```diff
+      if (!FULL && t == t_stats && p.rs_stats && p.rs_dma) tile_row_scale_prefetch<BM, NT>(p, m0, rs_ls);
+      if constexpr (LIVE) half(nbase, 0, FULL || t + 1 < nk, std::integral_constant<int, FULL ? LPS : 0>{});
+      __builtin_amdgcn_sched_barrier(0);
+    };
+    auto loop = [&](auto live_c) {
+      if constexpr (decltype(live_c)::value) {
+#pragma unroll
+        for (int i = 0; i < MR; ++i) a[i] = ld(smem + a_off[0] + i * 16 * 128);
+#pragma unroll
+        for (int j = 0; j < NR; ++j) b[j] = ld(smem + b_off[0] + j * 16 * 128);
+      }
+      int t = 0;
+      for (; t + 2 < nk; ++t) step(t, live_c, std::true_type{});
+      for (; t < nk; ++t) step(t, live_c, std::false_type{});
+    };
+    if (wave_live) loop(std::true_type{});
+    else loop(std::false_type{});
+    const float* rs_lds = nullptr;
+    if (p.rs_stats) {
+      asm volatile("s_waitcnt vmcnt(0)" ::: "memory");
+      __syncthreads();
+      tile_row_scale_loop<BM, NT>(p, m0, reinterpret_cast<float*>(smem), p.rs_dma ? rs_ls : nullptr);
+      rs_lds = reinterpret_cast<const float*>(smem) + wm * WTM;
+    }
+    gemm_epilogue<T, MR, NR, EPI>(p, acc, m0 + wm * WTM, n0 + wn * WTN, fg, fr, rs_lds);
+    return;
+  }
   float* const rs_ls = reinterpret_cast<float*>(smem + 2 * STAGE);
   if (p.rs_stats && p.rs_dma) tile_row_scale_prefetch<BM, NT>(p, m0, rs_ls);
-  const bool wave_live = !p.skip_dead || m0 + wm * WTM < p.M;
   stage(0, 0);
   for (int t = 0; t < nk; ++t) {
     asm volatile("s_waitcnt vmcnt(0)" ::: "memory");
@@ -716,6 +845,12 @@
   const int grid = cdiv(a.M, BM) * cdiv(a.N, BN);
   if (a.stats_nslots) *a.stats_nslots = cdiv(a.N, BN / WN);
   const int rs_bytes = a.rs_stats ? a.rs_nslots * ((BM + 63) / 64 * 64) * 4 : 0;
+  if constexpr (BM == 320) {
+    p.rs_dma = rs_bytes > 0 && 4096 + rs_bytes <= LDS / 2;
+    hipLaunchKernelGGL(kern, dim3(grid), dim3(WM * WN * 64), LDS, stream, p);
+    OM_LAUNCH_CHECK();
+    return 0;
+  }
   p.rs_dma = rs_bytes > 0 && LDS + rs_bytes <= LDS_MAX;
   hipLaunchKernelGGL(kern, dim3(grid), dim3(WM * WN * 64), p.rs_dma ? LDS + rs_bytes : LDS, stream, p);
   OM_LAUNCH_CHECK();
@@ -779,6 +914,11 @@
         }
       }
       break;
+    case 14:
+      if constexpr (EPI == EPI_NONE || EPI == EPI_GELU || EPI == EPI_SWIGLU) {
+        if (a.N % 256 == 0) return launch_cfg<T, 320, 256, 2, 4, EPI>(a, stream);
+      }
+      break;
     default: return launch_cfg8<T, EPI>(a, stream);
   }
   return launch_cfg8<T, EPI>(a, stream);
@@ -810,6 +950,7 @@
 void gemm_set_persist(int v) { g_gemm_persist = v; }
 void gemm_set_wide_store(int v) { g_gemm_wide_store = v; }
 void gemm_set_skip_dead(int v) { g_gemm_skip_dead = v; }
+void gemm_set_tile320(int v) { g_gemm_tile320 = v; }
 
 static int g_autotune = getenv("OMCHAT_GEMM_AUTOTUNE") ? atoi(getenv("OMCHAT_GEMM_AUTOTUNE")) : 1;
 void gemm_set_autotune(int v) { g_autotune = v; }
@@ -826,7 +967,7 @@
   char line[256];
   while (fgets(line, sizeof line, f)) {
     if (line[0] == '#') continue;
-    if (sscanf(line, "%d %d %d %d %d %d", &a, &b, &c, &d, &e, &t) == 6 && t >= 1 && t <= 13) { g_tuned[{a, b, c, d, e}] = t; ++n; }
+    if (sscanf(line, "%d %d %d %d %d %d", &a, &b, &c, &d, &e, &t) == 6 && t >= 1 && t <= 14) { g_tuned[{a, b, c, d, e}] = t; ++n; }
   }
   fclose(f);
   return n;
@@ -882,11 +1023,12 @@
   hipEvent_t e0, e1;
   (void)hipEventCreate(&e0); (void)hipEventCreate(&e1);
   ++g_tune_runs;
-  int cands[9] = {2, 8, 9, 7, 3, 10, 11, 12, 13};
+  int cands[10] = {2, 8, 9, 7, 3, 10, 11, 12, 13, 14};
   int best = heuristic;
   float best_ms = 1e30f;
   for (int c : cands) {
-    if ((c == 3 || c >= 10) && a.epi == EPI_SWIGLU) continue;
+    if ((c == 3 || (c >= 10 && c <= 13)) && a.epi == EPI_SWIGLU) continue;
+    if (c == 14 && ((a.epi != EPI_NONE && a.epi != EPI_GELU && a.epi != EPI_SWIGLU) || a.N % 256)) continue;
     t.force_tile = c;
     bool ok = true;
     auto run = [&]() {
@@ -963,7 +1105,10 @@
     b.force_tile = (long)cdiv(a.M, 256) * cdiv(a.N, 256) < 64 ? 1 : 2;
     b.stream_k = -1;
   } else
-  if (!a.force_tile && g_autotune && a.stream_k <= 0) b.force_tile = tuned_tile(dtype, a, stream);
+  if (!a.force_tile && g_autotune && a.stream_k <= 0) {
+    b.force_tile = tuned_tile(dtype, a, stream);
+    if (b.force_tile >= 14 && !g_gemm_tile320) b.force_tile = 2;
+  }
   if (dtype == OMCHAT_F16) return launch_t<f16>(b, stream);
   return launch_t<bf16>(b, stream);
 }
diff --git a/omchat_amd/csrc/kernels.h b/omchat_amd/csrc/kernels.h
--- a/omchat_amd/csrc/kernels.h
+++ b/omchat_amd/csrc/kernels.h
@@ -55,6 +55,7 @@
 void gemm_set_persist(int v);
 void gemm_set_wide_store(int v);
 void gemm_set_skip_dead(int v);
+void gemm_set_tile320(int v);
 
 struct GemvArgs {
   const void* X; int ldx;
```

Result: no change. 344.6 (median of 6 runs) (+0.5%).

*Aim of the exercise*
Extract the data exactly as given.

*Written solution*
```diff
+      if (!FULL && t == t_stats && p.rs_stats && p.rs_dma) tile_row_scale_prefetch<BM, NT>(p, m0, rs_ls);
+      if constexpr (LIVE) half(nbase, 0, FULL || t + 1 < nk, std::integral_constant<int, FULL ? LPS : 0>{});
+      __builtin_amdgcn_sched_barrier(0);
+    };
+    auto loop = [&](auto live_c) {
+      if constexpr (decltype(live_c)::value) {
+#pragma unroll
+        for (int i = 0; i < MR; ++i) a[i] = ld(smem + a_off[0] + i * 16 * 128);
+#pragma unroll
+        for (int j = 0; j < NR; ++j) b[j] = ld(smem + b_off[0] + j * 16 * 128);
+      }
+      int t = 0;
+      for (; t + 2 < nk; ++t) step(t, live_c, std::true_type{});
+      for (; t < nk; ++t) step(t, live_c, std::false_type{});
+    };
+    if (wave_live) loop(std::true_type{});
+    else loop(std::false_type{});
+    const float* rs_lds = nullptr;
+    if (p.rs_stats) {
+      asm volatile("s_waitcnt vmcnt(0)" ::: "memory");
+      __syncthreads();
+      tile_row_scale_loop<BM, NT>(p, m0, reinterpret_cast<float*>(smem), p.rs_dma ? rs_ls : nullptr);
+      rs_lds = reinterpret_cast<const float*>(smem) + wm * WTM;
+    }
+    gemm_epilogue<T, MR, NR, EPI>(p, acc, m0 + wm * WTM, n0 + wn * WTN, fg, fr, rs_lds);
+    return;
+  }
   float* const rs_ls = reinterpret_cast<float*>(smem + 2 * STAGE);
   if (p.rs_stats && p.rs_dma) tile_row_scale_prefetch<BM, NT>(p, m0, rs_ls);
-  const bool wave_live = !p.skip_dead || m0 + wm * WTM < p.M;
   stage(0, 0);
   for (int t = 0; t < nk; ++t) {
     asm volatile("s_waitcnt vmcnt(0)" ::: "memory");
@@ -716,6 +845,12 @@
   const int grid = cdiv(a.M, BM) * cdiv(a.N, BN);
   if (a.stats_nslots) *a.stats_nslots = cdiv(a.N, BN / WN);
   const int rs_bytes = a.rs_stats ? a.rs_nslots * ((BM + 63) / 64 * 64) * 4 : 0;
+  if constexpr (BM == 320) {
+    p.rs_dma = rs_bytes > 0 && 4096 + rs_bytes <= LDS / 2;
+    hipLaunchKernelGGL(kern, dim3(grid), dim3(WM * WN * 64), LDS, stream, p);
+    OM_LAUNCH_CHECK();
+    return 0;
+  }
   p.rs_dma = rs_bytes > 0 && LDS + rs_bytes <= LDS_MAX;
   hipLaunchKernelGGL(kern, dim3(grid), dim3(WM * WN * 64), p.rs_dma ? LDS + rs_bytes : LDS, stream, p);
   OM_LAUNCH_CHECK();
@@ -779,6 +914,11 @@
         }
       }
       break;
+    case 14:
+      if constexpr (EPI == EPI_NONE || EPI == EPI_GELU || EPI == EPI_SWIGLU) {
+        if (a.N % 256 == 0) return launch_cfg<T, 320, 256, 2, 4, EPI>(a, stream);
+      }
+      break;
     default: return launch_cfg8<T, EPI>(a, stream);
   }
   return launch_cfg8<T, EPI>(a, stream);
@@ -810,6 +950,7 @@
 void gemm_set_persist(int v) { g_gemm_persist = v; }
 void gemm_set_wide_store(int v) { g_gemm_wide_store = v; }
 void gemm_set_skip_dead(int v) { g_gemm_skip_dead = v; }
+void gemm_set_tile320(int v) { g_gemm_tile320 = v; }
 
 static int g_autotune = getenv("OMCHAT_GEMM_AUTOTUNE") ? atoi(getenv("OMCHAT_GEMM_AUTOTUNE")) : 1;
 void gemm_set_autotune(int v) { g_autotune = v; }
@@ -826,7 +967,7 @@
   char line[256];
   while (fgets(line, sizeof line, f)) {
     if (line[0] == '#') continue;
-    if (sscanf(line, "%d %d %d %d %d %d", &a, &b, &c, &d, &e, &t) == 6 && t >= 1 && t <= 13) { g_tuned[{a, b, c, d, e}] = t; ++n; }
+    if (sscanf(line, "%d %d %d %d %d %d", &a, &b, &c, &d, &e, &t) == 6 && t >= 1 && t <= 14) { g_tuned[{a, b, c, d, e}] = t; ++n; }
   }
   fclose(f);
   return n;
@@ -882,11 +1023,12 @@
   hipEvent_t e0, e1;
   (void)hipEventCreate(&e0); (void)hipEventCreate(&e1);
   ++g_tune_runs;
-  int cands[9] = {2, 8, 9, 7, 3, 10, 11, 12, 13};
+  int cands[10] = {2, 8, 9, 7, 3, 10, 11, 12, 13, 14};
   int best = heuristic;
   float best_ms = 1e30f;
   for (int c : cands) {
-    if ((c == 3 || c >= 10) && a.epi == EPI_SWIGLU) continue;
+    if ((c == 3 || (c >= 10 && c <= 13)) && a.epi == EPI_SWIGLU) continue;
+    if (c == 14 && ((a.epi != EPI_NONE && a.epi != EPI_GELU && a.epi != EPI_SWIGLU) || a.N % 256)) continue;
     t.force_tile = c;
     bool ok = true;
     auto run = [&]() {
@@ -963,7 +1105,10 @@
     b.force_tile = (long)cdiv(a.M, 256) * cdiv(a.N, 256) < 64 ? 1 : 2;
     b.stream_k = -1;
   } else
-  if (!a.force_tile && g_autotune && a.stream_k <= 0) b.force_tile = tuned_tile(dtype, a, stream);
+  if (!a.force_tile && g_autotune && a.stream_k <= 0) {
+    b.force_tile = tuned_tile(dtype, a, stream);
+    if (b.force_tile >= 14 && !g_gemm_tile320) b.force_tile = 2;
+  }
   if (dtype == OMCHAT_F16) return launch_t<f16>(b, stream);
   return launch_t<bf16>(b, stream);
 }
diff --git a/omchat_amd/csrc/kernels.h b/omchat_amd/csrc/kernels.h
--- a/omchat_amd/csrc/kernels.h
+++ b/omchat_amd/csrc/kernels.h
@@ -55,6 +55,7 @@
 void gemm_set_persist(int v);
 void gemm_set_wide_store(int v);
 void gemm_set_skip_dead(int v);
+void gemm_set_tile320(int v);
 
 struct GemvArgs {
   const void* X; int ldx;
```

Result: no change. 344.6 (median of 6 runs) (+0.5%).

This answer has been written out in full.